Subsequently, it’s good to compare some characteristics from CAPM’s result with each other. To do so, we create CAPM.ipynb to illustrate our CAPM’s process and result. Please check it out!

Tab. 1 Result of CAPM in 2330, 2395, 9910.

So far, Risk coefficient (beta) is calculated and can imply the sensitivity of individual stock towards ER_m. 2330 compared with 2395 and 9910 are more sensitive to ER_m, which means its risk is higher. Furthermore, correlation coefficient (r) tells us 2330 is close to ER_m. It makes much sense because ETF 0050 has a big share of 2330.

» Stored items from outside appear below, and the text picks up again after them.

template <int NORM, int KH, bool RES = false>
__global__ __launch_bounds__(256, KH == 1 ? 3 : 2)
void norm_linear_kernel(const LlParams p) {
    constexpr int KD = FD * KH;
    extern __shared__ __attribute__((aligned(16))) char smem[];
    const int tid = threadIdx.x;
    const int lane = tid & 63;
    const int wave = __builtin_amdgcn_readfirstlane(tid >> 6);
    const int fr = lane & 31, fh = lane >> 5;
    const unsigned lds_base = (unsigned)(unsigned long)((lds_char_t*)smem);
    char* const ebuf = smem + 2 * LW_STAGE + wave * 2048;
    const XsPart part = xs_part_decode(p.nsplit, p.cpp, p.N / LCH);
    const int tile = part.tile, c_begin = part.c_begin, c_end = part.c_end;
    if (tile * FBM >= p.M) return;
    const XsRowsLinear rows{tile * FBM + wave * 32, p.M};
    const bool full_tile = tile * FBM + FBM <= p.M;
    if (c_begin >= c_end) return;

    unsigned vo[5];
    xs_piece_offsets<KD * 2, 128>(vo, wave, lane);
    auto w_base = [&](int c, int h) { return (uint64_t)(uintptr_t)p.W + (uint64_t)c * (LCH * KD * 2) + h * (FD * 2); };
    xs_issue_stage(lds_base, 0, wave, vo, w_base(c_begin, 0));

    bf16x8_t xf[KD / 16];
    float* const lns = reinterpret_cast<float*>(smem + 2 * LW_STAGE + 4 * 2048);
    float* const bls = lns + 2 * KD;
    const bool bias_lds = p.bias != nullptr && p.N <= LL_BIAS;
    xs_load_rows(xf, p.X + rows.clamped(fr) * p.ldx + fh * 8);
    if (bias_lds) xs_stage_bias(bls, p.bias, p.N, tid);
    if constexpr (NORM == 1) xs_stage_ln_affine(lns, KD, p.ln_g, p.ln_b, tid);
    if constexpr (NORM == 2) {
        const int inst = (int)(((long long)tile * FBM) / p.gn_rpi);
        xs_stage_gn_affine(lns, KD, p.ln_g, p.ln_b, p.gn_stats + (size_t)inst * p.gn_groups, p.gn_groups, tid);
    }
    asm volatile("s_waitcnt vmcnt(0) lgkmcnt(0)" ::: "memory");
    __builtin_amdgcn_s_barrier();
    asm volatile("" ::: "memory");
    if constexpr (NORM == 1) ln_rows_inplace<KD>(xf, lns, lns + KD, p.ln_eps, fh);
    if constexpr (NORM == 2) affine_rows_inplace<KD>(xf, lns, lns + KD, fh);

    constexpr int PD = 6;
    int slot = 0;
    for (int c = c_begin; c < c_end; ++c) {
        f32x16_t acc;
#pragma unroll
        for (int r = 0; r < 16; ++r) acc[r] = 0.f;
        u32x4_t rres[2];
#pragma unroll
        for (int h = 0; h < KH; ++h) {
            if (c > c_begin || h > 0) {
                if (!full_tile) wait_vmcnt<0>();
                else if (h == 0) wait_vmcnt<2>();
                else wait_vmcnt<0>();
                __builtin_amdgcn_s_barrier();
                asm volatile("" ::: "memory");
            }
            if constexpr (RES) {
                if (h == 0) xs_load_chunk_rows(rres, p.R, p.ldr, rows, c * LCH, lane);
            }
            const bool more = h + 1 < KH || c + 1 < c_end;
            const uint64_t nb = h + 1 < KH ? w_base(c, h + 1) : w_base(c + 1, 0);
            xs_stage_mma<PD>(smem + slot * LW_STAGE, xf, h * (FD / 16), acc, fr, fh, [&](int i) __attribute__((always_inline)) {
                if (more) lds_dma16_sbase(xs_stage_dst(lds_base, (slot ^ 1) * LW_STAGE, wave, i), vo[i], nb);
            });
            slot ^= 1;
        }
        {
            const int n0 = c * LCH;
            const int rrow = lane >> 2, rc = lane & 3;
            if constexpr (RES) {
#pragma unroll
                for (int t = 0; t < 2; ++t) *xs_patch_row(ebuf, t * 16 + rrow, rc) = rres[t];
            }
#pragma unroll
            for (int q = 0; q < 4; ++q) {
                float4 bv = {0.f, 0.f, 0.f, 0.f};
                if (bias_lds) bv = *reinterpret_cast<const float4*>(bls + n0 + 8 * q + 4 * fh);
                else if (p.bias) bv = *reinterpret_cast<const float4*>(p.bias + n0 + 8 * q + 4 * fh);
                uint2* const slot = xs_patch_acc(ebuf, fr, fh, q);
                if constexpr (RES) xs_add_bf16x4(bv, *slot);
                *slot = xs_pack_acc(acc, q, bv);
            }
#pragma unroll
            for (int t = 0; t < 2; ++t) {
                const int r = t * 16 + rrow;
                const u32x4_t d = *xs_patch_row(ebuf, r, rc);
                if (rows.ok(r)) *reinterpret_cast<u32x4_t*>(p.O + rows(r) * p.ldo + n0 + rc * 8) = d;
            }
        }
    }
}
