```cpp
inline int count_rem32(const FusedChunk<Key1>& ch, FusedForm form, const Sub32Regions& sub, const FirstLevelResult& fl, const GapTable* dgt,
                       FusedLookback lb, Run* r)
{
    goss_gpu_ctx* c = ch.c;
    Key1* ka = ch.ka; Key1* kb = ch.kb;
    const uint64_t n = fl.n, tiles = fl.tiles;
    const uint32_t r32_regions = form.r32_regions(), r32_bits = form.r32_bits, r32_split = form.r32_split, rbits32 = form.rbits32;
    const uint32_t sqbit32 = c->len - 1;
    const bool narrow = form.narrow, squeeze = form.squeeze;
    SubTable32* dsub = (SubTable32*)c->arena.temp(sizeof(SubTable32));
    unsigned long long* cur2 = (unsigned long long*)c->arena.temp((uint64_t)r32_regions * 4);
    uint64_t* seg_beg = (uint64_t*)c->arena.temp((uint64_t)r32_regions * 8);
    uint64_t* seg_end = (uint64_t*)c->arena.temp((uint64_t)r32_regions * 8);
    Tile32* tdesc = (Tile32*)c->arena.temp(std::max<uint64_t>(tiles, 1) * sizeof(Tile32));
    HIP_TRY(hipMemcpyAsync(dsub->start, sub.start.data(), (uint64_t)r32_regions * 8, hipMemcpyHostToDevice, c->stream));
    HIP_TRY(hipMemcpyAsync(dsub->cap, sub.cap.data(), (uint64_t)r32_regions * 4, hipMemcpyHostToDevice, c->stream));
    HIP_TRY(hipMemsetAsync(cur2, 0, (uint64_t)r32_regions * 4, c->stream));
    if (narrow && r32_bits == 9)
        hipLaunchKernelGGL(HIP_KERNEL_NAME(tiles32_kernel<Sub32N<9>::kTileSlots>), dim3(grid_for(tiles, 256)), dim3(256), 0, c->stream,
                           dgt, tdesc, (uint32_t)tiles);
    else if (narrow)
        hipLaunchKernelGGL(HIP_KERNEL_NAME(tiles32_kernel<Sub32N<10>::kTileSlots>), dim3(grid_for(tiles, 256)), dim3(256), 0, c->stream,
                           dgt, tdesc, (uint32_t)tiles);
    else
        hipLaunchKernelGGL(HIP_KERNEL_NAME(tiles32_kernel<kSub32Tile>), dim3(grid_for(tiles, 256)), dim3(256), 0, c->stream,
                           dgt, tdesc, (uint32_t)tiles);
    {
        PhaseTimer t(c, GOSS_T_SCATTER, n);
        const dim3 g2((uint32_t)((tiles + 7) / 8 * 8));
#define GOSS_LAUNCH_S32N(SQ, B2, NRW)                                                                                    \
    hipLaunchKernelGGL(HIP_KERNEL_NAME(subpart32_kernel<SQ, B2, NRW>), g2, dim3(kTB), 0, c->stream, (const Key1*)ka, (uint32_t*)kb, rbits32, \
                       sqbit32, cur2, (const Tile32*)tdesc, (uint32_t)tiles, (const SubTable32*)dsub, lb.ctl)
#define GOSS_LAUNCH_S32(SQ, B2) do { if (narrow) GOSS_LAUNCH_S32N(SQ, B2, true); else GOSS_LAUNCH_S32N(SQ, B2, false); } while (0)
        if (squeeze) GOSS_LAUNCH_S32(true, 9);
        else if (r32_bits == 9) GOSS_LAUNCH_S32(false, 9);
        else GOSS_LAUNCH_S32(false, 10);
#undef GOSS_LAUNCH_S32
#undef GOSS_LAUNCH_S32N
        t.stop();
    }
    hipLaunchKernelGGL(sub_bounds32_kernel, dim3(r32_regions / 256), dim3(256), 0, c->stream, (const SubTable32*)dsub,
                       (const uint32_t*)cur2, r32_regions, seg_beg, seg_end);
    HIP_TRY(hipMemcpyAsync(lb.hctl, lb.ctl, sizeof(LookbackCtl), hipMemcpyDeviceToHost, c->stream));
    HIP_TRY(hipStreamSynchronize(c->stream));
    if (lb.hctl->error) { c->fused_overflows++; return ch.decline("a 32-bit sub-region overflowed"); }
    ch.lap("second level (32-bit remainders)");
    const uint32_t* rems = (const uint32_t*)kb;
    Key1* spare32 = ka;
    uint32_t nseg32 = r32_regions;
    if (r32_split)
    {
        nseg32 = r32_regions << r32_split;
        uint64_t* sub_beg = (uint64_t*)c->arena.temp((uint64_t)nseg32 * 8);
// ... 1 lines not shown
        {
            PhaseTimer t(c, GOSS_T_SCATTER, n);
            hipLaunchKernelGGL(subsplit32_kernel, unit_grid(r32_regions), dim3(kTB), 0, c->stream, (const uint32_t*)kb, (uint32_t*)ka,
                               (const uint64_t*)seg_beg, (const uint64_t*)seg_end, rbits32 - (squeeze ? 1u : 0u), r32_split, sub_beg, sub_end);
            t.stop();
        }
        check_launch("third-level split kernel");
        seg_beg = sub_beg; seg_end = sub_end;
        rems = (const uint32_t*)ka;
        spare32 = kb;
        ch.lap("third level (sub-segments)");
    }
    int rc;
    for (;;)
    {
        rc = segment_reduce32(c, rems, spare32, n, r, seg_beg, seg_end, form.r32_slots, squeeze, rbits32, sqbit32, nseg32, r32_split);
        if (rc != 1 || form.r32_slots >= 16384 || c->rem32_slots) break;
        c->segment_retries++;
        form = form.larger_r32_table();
    }
    if (rc != 0)
    {
        c->segment_retries++;
        if (rc == 1 && r32_split < (uint32_t)kSub32SplitMax) c->rem32_split_min = r32_split + 1;
        else c->rem32 = false;
        if (c->debug) std::fprintf(stderr, "libgossgpu: fused path: 32-bit form with %u + %u bits overflowed (%d), redoing the chunk %s\n", r32_bits, r32_split, rc,
                                   c->rem32 ? "with more sub-segments" : "in the 8-byte form");
        return kFusedAgain;
    }
    c->fused_msd_chunks++;
    c->rem32_chunks++;
// ... 238 lines not shown
```

### gossamer_amd/csrc/goss_gpu.hip

```cpp
#include "../../include/goss_gpu.h"

#include <hip/hip_runtime.h>
#include <dlfcn.h>

#include <algorithm>
#include <chrono>
#include <cmath>
#include <cstdio>
#include <cstdlib>
#include <cstring>
#include <functional>
#include <map>
#include <mutex>
#include <string>
#include <system_error>
#include <thread>
#include <vector>

#include "goss_kernels.hpp"
#include "goss_reader.hpp"

using namespace goss;

namespace {
// ... 1015 lines not shown
    HIP_TRY(hipMemcpyAsync(seg_dst, seg_cnt, (uint64_t)nunit * 8, hipMemcpyDeviceToDevice, c->stream));
    exclusive_scan_u64(c, seg_dst, nunit);
    out->m = m;
    out->keys = c->arena.perm(std::max<uint64_t>(m, 1) * sizeof(K));
    out->counts = (uint32_t*)c->arena.perm(std::max<uint64_t>(m, 1) * 4);
    hipLaunchKernelGGL(HIP_KERNEL_NAME(seg_gather_kernel<K>), unit_grid(nunit), dim3(kTB), 0, c->stream,
                       (const K*)stage_keys, (const uint32_t*)stage_counts, (const uint64_t*)seg_pos,
                       (const uint64_t*)seg_dst, (const uint64_t*)seg_cnt, (K*)out->keys, out->counts);
    t.stop();
    HIP_TRY(hipStreamSynchronize(c->stream));
    c->arena.release(mark);
    return 0;
}
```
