diff --git a/da_detect_amd/csrc/conv_ws.hip b/da_detect_amd/csrc/conv_ws.hip
--- a/da_detect_amd/csrc/conv_ws.hip
+++ b/da_detect_amd/csrc/conv_ws.hip
@@ -15,7 +15,7 @@
   }
 }
 
-template <int K, int BN, int FMT, int EROWS = 32>
+template <int K, int BN, int FMT, int EROWS = 32, bool BITS = false>
 __global__ __launch_bounds__(512, 1) void conv1x1_ws_kernel(const ConvArgs a) {
   constexpr int T = Fmt<FMT>::terms;
   constexpr bool F16 = Fmt<FMT>::f16;
@@ -172,13 +172,20 @@
 
   const __amdgpu_buffer_rsrc_t yr = make_rsrc(a.y, a.y_bytes);
   const __amdgpu_buffer_rsrc_t ar = make_rsrc(a.addend ? a.addend : a.y, a.addend ? a.y_bytes : 0u);
-  const __amdgpu_buffer_rsrc_t mr = make_rsrc(a.mask_ref ? a.mask_ref : a.y, a.mask_ref ? a.y_bytes : 0u);
+  const void* const gate_p = BITS ? (const void*)a.gate_bits : (const void*)a.mask_ref;
+  const __amdgpu_buffer_rsrc_t mr = make_rsrc(gate_p ? gate_p : a.y, gate_p ? (BITS ? a.y_bytes / 32u : a.y_bytes) : 0u);
+  const __amdgpu_buffer_rsrc_t sr = make_rsrc(a.sign_out ? (void*)a.sign_out : a.y, a.sign_out ? a.y_bytes / 32u : 0u);
+  auto bits_off = [](const unsigned off) __attribute__((always_inline)) -> unsigned {
+    return off == kOOB ? kOOB : (off >> 5) & ~3u;
+  };
   const int col_in = lane & 31, row_hi = 4 * (lane >> 5);
   const int rrow = lane >> 3, c4 = (lane & 7) * 4;
 
   unsigned e_offs[EPB][4];
-  float4 e_ad[EPB][4], e_mk[EPB][4];
-  auto epi_issue = [&](int tile_idx, int nb0, unsigned (&offs)[EPB][4], float4 (&ad)[EPB][4], float4 (&mk)[EPB][4])
+  using MkT = std::conditional_t<BITS, unsigned, float4>;
+  float4 e_ad[EPB][4];
+  MkT e_mk[EPB][4];
+  auto epi_issue = [&](int tile_idx, int nb0, unsigned (&offs)[EPB][4], float4 (&ad)[EPB][4], MkT (&mk)[EPB][4])
       __attribute__((always_inline)) {
     const int mbase = tile_idx * WS_ROWS + wave * 32;
 #pragma unroll
@@ -200,10 +207,13 @@
 #pragma unroll
       for (int e = 0; e < EPB; ++e)
 #pragma unroll
-        for (int pass = 0; pass < 4; ++pass) mk[e][pass] = buf_load4(mr, offs[e][pass]);
-    }
-  };
-  auto epi_finish = [&](int nb0, const unsigned (&offs)[EPB][4], const float4 (&ad)[EPB][4], const float4 (&mk)[EPB][4])
+        for (int pass = 0; pass < 4; ++pass) {
+          if constexpr (BITS) mk[e][pass] = __builtin_amdgcn_raw_buffer_load_b32(mr, (int)bits_off(offs[e][pass]), 0, 0);
+          else mk[e][pass] = buf_load4(mr, offs[e][pass]);
+        }
+    }
+  };
+  auto epi_finish = [&](int nb0, const unsigned (&offs)[EPB][4], const float4 (&ad)[EPB][4], const MkT (&mk)[EPB][4])
       __attribute__((always_inline)) {
 #pragma unroll
     for (int e = 0; e < EPB; ++e) {
@@ -231,8 +241,14 @@
           adv[0] = q4.x; adv[1] = q4.y; adv[2] = q4.z; adv[3] = q4.w;
         }
         if (a.relu_mode == 2) {
-          const float4 q4 = mk[e][pass];
-          mkv[0] = q4.x; mkv[1] = q4.y; mkv[2] = q4.z; mkv[3] = q4.w;
+          if constexpr (BITS) {
+            const unsigned nib = mk[e][pass] >> c4;
+#pragma unroll
+            for (int k = 0; k < 4; ++k) mkv[k] = ((nib >> k) & 1u) ? 1.f : 0.f;
+          } else {
+            const float4 q4 = mk[e][pass];
+            mkv[0] = q4.x; mkv[1] = q4.y; mkv[2] = q4.z; mkv[3] = q4.w;
+          }
         }
 #pragma unroll
         for (int k = 0; k < 4; ++k) {
@@ -248,6 +264,13 @@
                                                (int)offs[e][pass], 0, 0);
         if (F16 && a.amax_y && offs[e][pass] != kOOB)
           mx = fmaxf(fmaxf(mx, fmaxf(fabsf(v[0]), fabsf(v[1]))), fmaxf(fabsf(v[2]), fabsf(v[3])));
+        if (BITS && a.sign_out) {
+          unsigned wd = ((v[0] > 0.f ? 1u : 0u) | (v[1] > 0.f ? 2u : 0u) | (v[2] > 0.f ? 4u : 0u) | (v[3] > 0.f ? 8u : 0u)) << c4;
+          wd |= (unsigned)__builtin_amdgcn_update_dpp(0, (int)wd, 0xB1, 0xf, 0xf, true);
+          wd |= (unsigned)__builtin_amdgcn_update_dpp(0, (int)wd, 0x4E, 0xf, 0xf, true);
+          wd |= (unsigned)__builtin_amdgcn_update_dpp(0, (int)wd, 0x141, 0xf, 0xf, true);
+          __builtin_amdgcn_raw_buffer_store_b32(wd, sr, (int)(c4 == 0 ? bits_off(offs[e][pass]) : kOOB), 0, 0);
+        }
       }
       __builtin_amdgcn_wave_barrier();
       }
@@ -271,7 +294,8 @@
         epi_finish(nb0, e_offs, e_ad, e_mk);
       } else {
         unsigned offs[EPB][4];
-        float4 ad[EPB][4], mk[EPB][4];
+        float4 ad[EPB][4];
+        MkT mk[EPB][4];
         epi_issue(tile_idx, nb0, offs, ad, mk);
         epi_finish(nb0, offs, ad, mk);
       }
@@ -298,12 +322,15 @@
   if (F16 && a.amax_y) amax_publish(a.amax_y, mx);
 }
 
-template <int K, int BN, int FMT, int EROWS = 32>
+template <int K, int BN, int FMT, int EROWS = 32, bool BITS = false>
 static int launch_ws(ConvArgs& a, const plan::FwdPlan& p, hipStream_t st) {
+  if constexpr (!BITS) {
+    if (a.sign_out || a.gate_bits) return launch_ws<K, BN, FMT, EROWS, true>(a, p, st);
+  }
   const size_t lds = (size_t)Fmt<FMT>::terms * BN * (K + 8) * 2 + 8 * EROWS * EPI_STRIDE * 4 + 2 * BN * 4;
   static bool attr_set = false;
   if (!attr_set) {
-    hipError_t e = hipFuncSetAttribute(reinterpret_cast<const void*>(conv1x1_ws_kernel<K, BN, FMT, EROWS>),
+    hipError_t e = hipFuncSetAttribute(reinterpret_cast<const void*>(conv1x1_ws_kernel<K, BN, FMT, EROWS, BITS>),
                                        hipFuncAttributeMaxDynamicSharedMemorySize, (int)lds);
     if (e != hipSuccess) {
       set_error("conv_forward(weight-stationary 1x1): hipFuncSetAttribute: %s", hipGetErrorString(e));
@@ -314,7 +341,7 @@
   a.ws_panel0 = 0;
   for (int i = 0; i < p.ws_parts; ++i) {
     a.tiles_n = p.ws_panels[i];
-    hipLaunchKernelGGL((conv1x1_ws_kernel<K, BN, FMT, EROWS>), dim3(p.ws_grid[i]), dim3(512), lds, st, a);
+    hipLaunchKernelGGL((conv1x1_ws_kernel<K, BN, FMT, EROWS, BITS>), dim3(p.ws_grid[i]), dim3(512), lds, st, a);
     a.ws_panel0 += p.ws_panels[i];
   }
   return check_launch("conv_forward(weight-stationary 1x1)");
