# grero/HMMSpikeSorter.jl

Hardware: AMD Instinct MI355X
Metric: Msamples/sec (Viterbi + forward-backward), K=4 L=60 HMM (higher is better)
Workload: dtype f64; 1 GPU; K=4 L=60 HMM (reference N=4, K=60: 237 states), 10000000-sample single channel per GPU: one Viterbi decode + one Baum-Welch E-step (forward-backward + sufficient statistics + M-step finish); channels=1, samples_per_channel=10000000, states=237, engine=wave, block=4928, halo=295, chains=2030, seed=1234, pooled_allreduce=False

## Files before the change

hmmspikesorter.jl_amd/csrc/wave_estep.hip:

```cpp
#include <cmath>
#include <type_traits>

#include "fastmath.h"
#include "wave_common.h"

namespace hmmsort {

constexpr double kLn2 = 6.93147180559945286227e-01;
typedef double wg_d4 __attribute__((ext_vector_type(4)));

__device__ __forceinline__ double scale_of(double v, double s)
{
    return v > 0.0 ? s + (double)ilogb(v) * kLn2 : -INFINITY;
}

template <int N>
struct FIn {
    double y;
    double R[N];
};
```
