__global__ __launch_bounds__(256, 1) void conv3x3_wino_f32_128x128(const WinoKArgs a) { conv3x3_wino_body<4, 1>(a); }
__global__ __launch_bounds__(256, 1) void conv3x3_wino_f32_64x256(const WinoKArgs a) { conv3x3_wino_body<2, 2>(a); }
__global__ __launch_bounds__(256, 1) void conv3x3_wino_f32_128x128_anyw(const WinoKArgs a) { conv3x3_wino_body<4, 1, 0, false>(a); }
__global__ __launch_bounds__(256, 1) void conv3x3_wino_f32_64x256_anyw(const WinoKArgs a) { conv3x3_wino_body<2, 2, 0, false>(a); }
__global__ __launch_bounds__(256, 1) void conv3x3_wino_f32_ps64x256(const WinoKArgs a) { conv3x3_wino_body<2, 2, 0, true, true>(a); }
__global__ __launch_bounds__(256, 1) void conv3x3_wino_f32_ps64x256_stamped(const WinoKArgs a) { conv3x3_wino_body<2, 2, 1, true, true>(a); }
__global__ __launch_bounds__(512, 2) void conv3x3_wino_f32_w8_128x128(const WinoKArgs a) { conv3x3_wino_body<4, 1, 0, true, false, true>(a); }
__global__ __launch_bounds__(512, 2) void conv3x3_wino_f32_w8_128x128_stamped(const WinoKArgs a) { conv3x3_wino_body<4, 1, 1, true, false, true>(a); }
__global__ __launch_bounds__(256, 2) void conv3x3_wino_f32_h4_64x128(const WinoKArgs a) { conv3x3_wino_body<2, 1, 0, true, false, false, true>(a); }
__global__ __launch_bounds__(256, 2) void conv3x3_wino_f32_h4_64x128_stamped(const WinoKArgs a) { conv3x3_wino_body<2, 1, 1, true, false, false, true>(a); }
__global__ __launch_bounds__(256, 1) void conv3x3_wino_f32_128x128_unpool(const WinoKArgs a) { conv3x3_wino_body<4, 1, 0, true, false, false, false, true>(a); }
__global__ __launch_bounds__(256, 2) void conv3x3_wino_f32_h4_64x128_unpool(const WinoKArgs a) { conv3x3_wino_body<2, 1, 0, true, false, false, true, true>(a); }
__global__ __launch_bounds__(256, 1) void conv3x3_wino_f32_128x128_noout(const WinoKArgs a) { conv3x3_wino_body<4, 1, 0, true, false, false, false, false, false, true>(a); }
__global__ __launch_bounds__(256, 2) void conv3x3_wino_f32_h4_64x128_noout(const WinoKArgs a) { conv3x3_wino_body<2, 1, 0, true, false, false, true, false, false, true>(a); }
#define ST2_WINO_EPI(NAME, BOUNDS, ...) __global__ __launch_bounds__(256, BOUNDS) void NAME(const WinoKArgs a) { conv3x3_wino_body<__VA_ARGS__>(a); }
ST2_WINO_EPI(conv3x3_wino_f32_128x128_fwd, 1, 4, 1, 0, true, false, false, false, false, false, false, 1)
ST2_WINO_EPI(conv3x3_wino_f32_128x128_pool, 1, 4, 1, 0, true, false, false, false, false, false, false, 2)
ST2_WINO_EPI(conv3x3_wino_f32_128x128_poolonly, 1, 4, 1, 0, true, false, false, false, false, false, true, 2)
ST2_WINO_EPI(conv3x3_wino_f32_128x128_dgm, 1, 4, 1, 0, true, false, false, false, false, false, false, 3)
ST2_WINO_EPI(conv3x3_wino_f32_128x128_dg, 1, 4, 1, 0, true, false, false, false, false, false, false, 4)
ST2_WINO_EPI(conv3x3_wino_f32_128x128_unpool_dgm, 1, 4, 1, 0, true, false, false, false, true, false, false, 3)
ST2_WINO_EPI(conv3x3_wino_f32_h4_64x128_fwd, 2, 2, 1, 0, true, false, false, true, false, false, false, 1)
ST2_WINO_EPI(conv3x3_wino_f32_h4_64x128_pool, 2, 2, 1, 0, true, false, false, true, false, false, false, 2)
ST2_WINO_EPI(conv3x3_wino_f32_h4_64x128_poolonly, 2, 2, 1, 0, true, false, false, true, false, false, true, 2)
ST2_WINO_EPI(conv3x3_wino_f32_h4_64x128_dgm, 2, 2, 1, 0, true, false, false, true, false, false, false, 3)
ST2_WINO_EPI(conv3x3_wino_f32_h4_64x128_dg, 2, 2, 1, 0, true, false, false, true, false, false, false, 4)
ST2_WINO_EPI(conv3x3_wino_f32_h4_64x128_unpool_dgm, 2, 2, 1, 0, true, false, false, true, true, false, false, 3)
#undef ST2_WINO_EPI
__global__ __launch_bounds__(256, 1) void conv3x3_wino_f32_128x128_big(const WinoKArgs a) { conv3x3_wino_body<4, 1, 0, true, false, false, false, false, true>(a); }
__global__ __launch_bounds__(256, 2) void conv3x3_wino_f32_h4_64x128_big(const WinoKArgs a) { conv3x3_wino_body<2, 1, 0, true, false, false, true, false, true>(a); }
__global__ __launch_bounds__(256, 1) void conv3x3_wino_f32_128x128_unpool_big(const WinoKArgs a) { conv3x3_wino_body<4, 1, 0, true, false, false, false, true, true>(a); }
__global__ __launch_bounds__(256, 2) void conv3x3_wino_f32_h4_64x128_unpool_big(const WinoKArgs a) { conv3x3_wino_body<2, 1, 0, true, false, false, true, true, true>(a); }
__global__ __launch_bounds__(256, 1) void conv3x3_wino_f32_128x128_stamped(const WinoKArgs a) { conv3x3_wino_body<4, 1, 1>(a); }
__global__ __launch_bounds__(256, 1) void conv3x3_wino_f32_64x256_stamped(const WinoKArgs a) { conv3x3_wino_body<2, 2, 1>(a); }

It also is worthy looking at alpha. According to the document, it is basically the intercept of linear regression. It shows to what extent the ER_i in general preformed better/worse than the ER_m.

To sum up, CAPM gave us some characteristics of our target stocks. We have known better which stock is safer, which stock sticks with the market return and which stock is the most risky. However, it’s time to design a model that theoretically have the lowest risk and the highest return.

Efficient Frontier

Efficient frontier is the set of optimal portfolios in this scatter plot, which is the visualization of modern portfolio theory (MPT), or mean-variance analysis. A theory which Harry Markowitz introduced in 1952, and was award a Nobel Memorial Prize in Economic Sciences Prize in 1990.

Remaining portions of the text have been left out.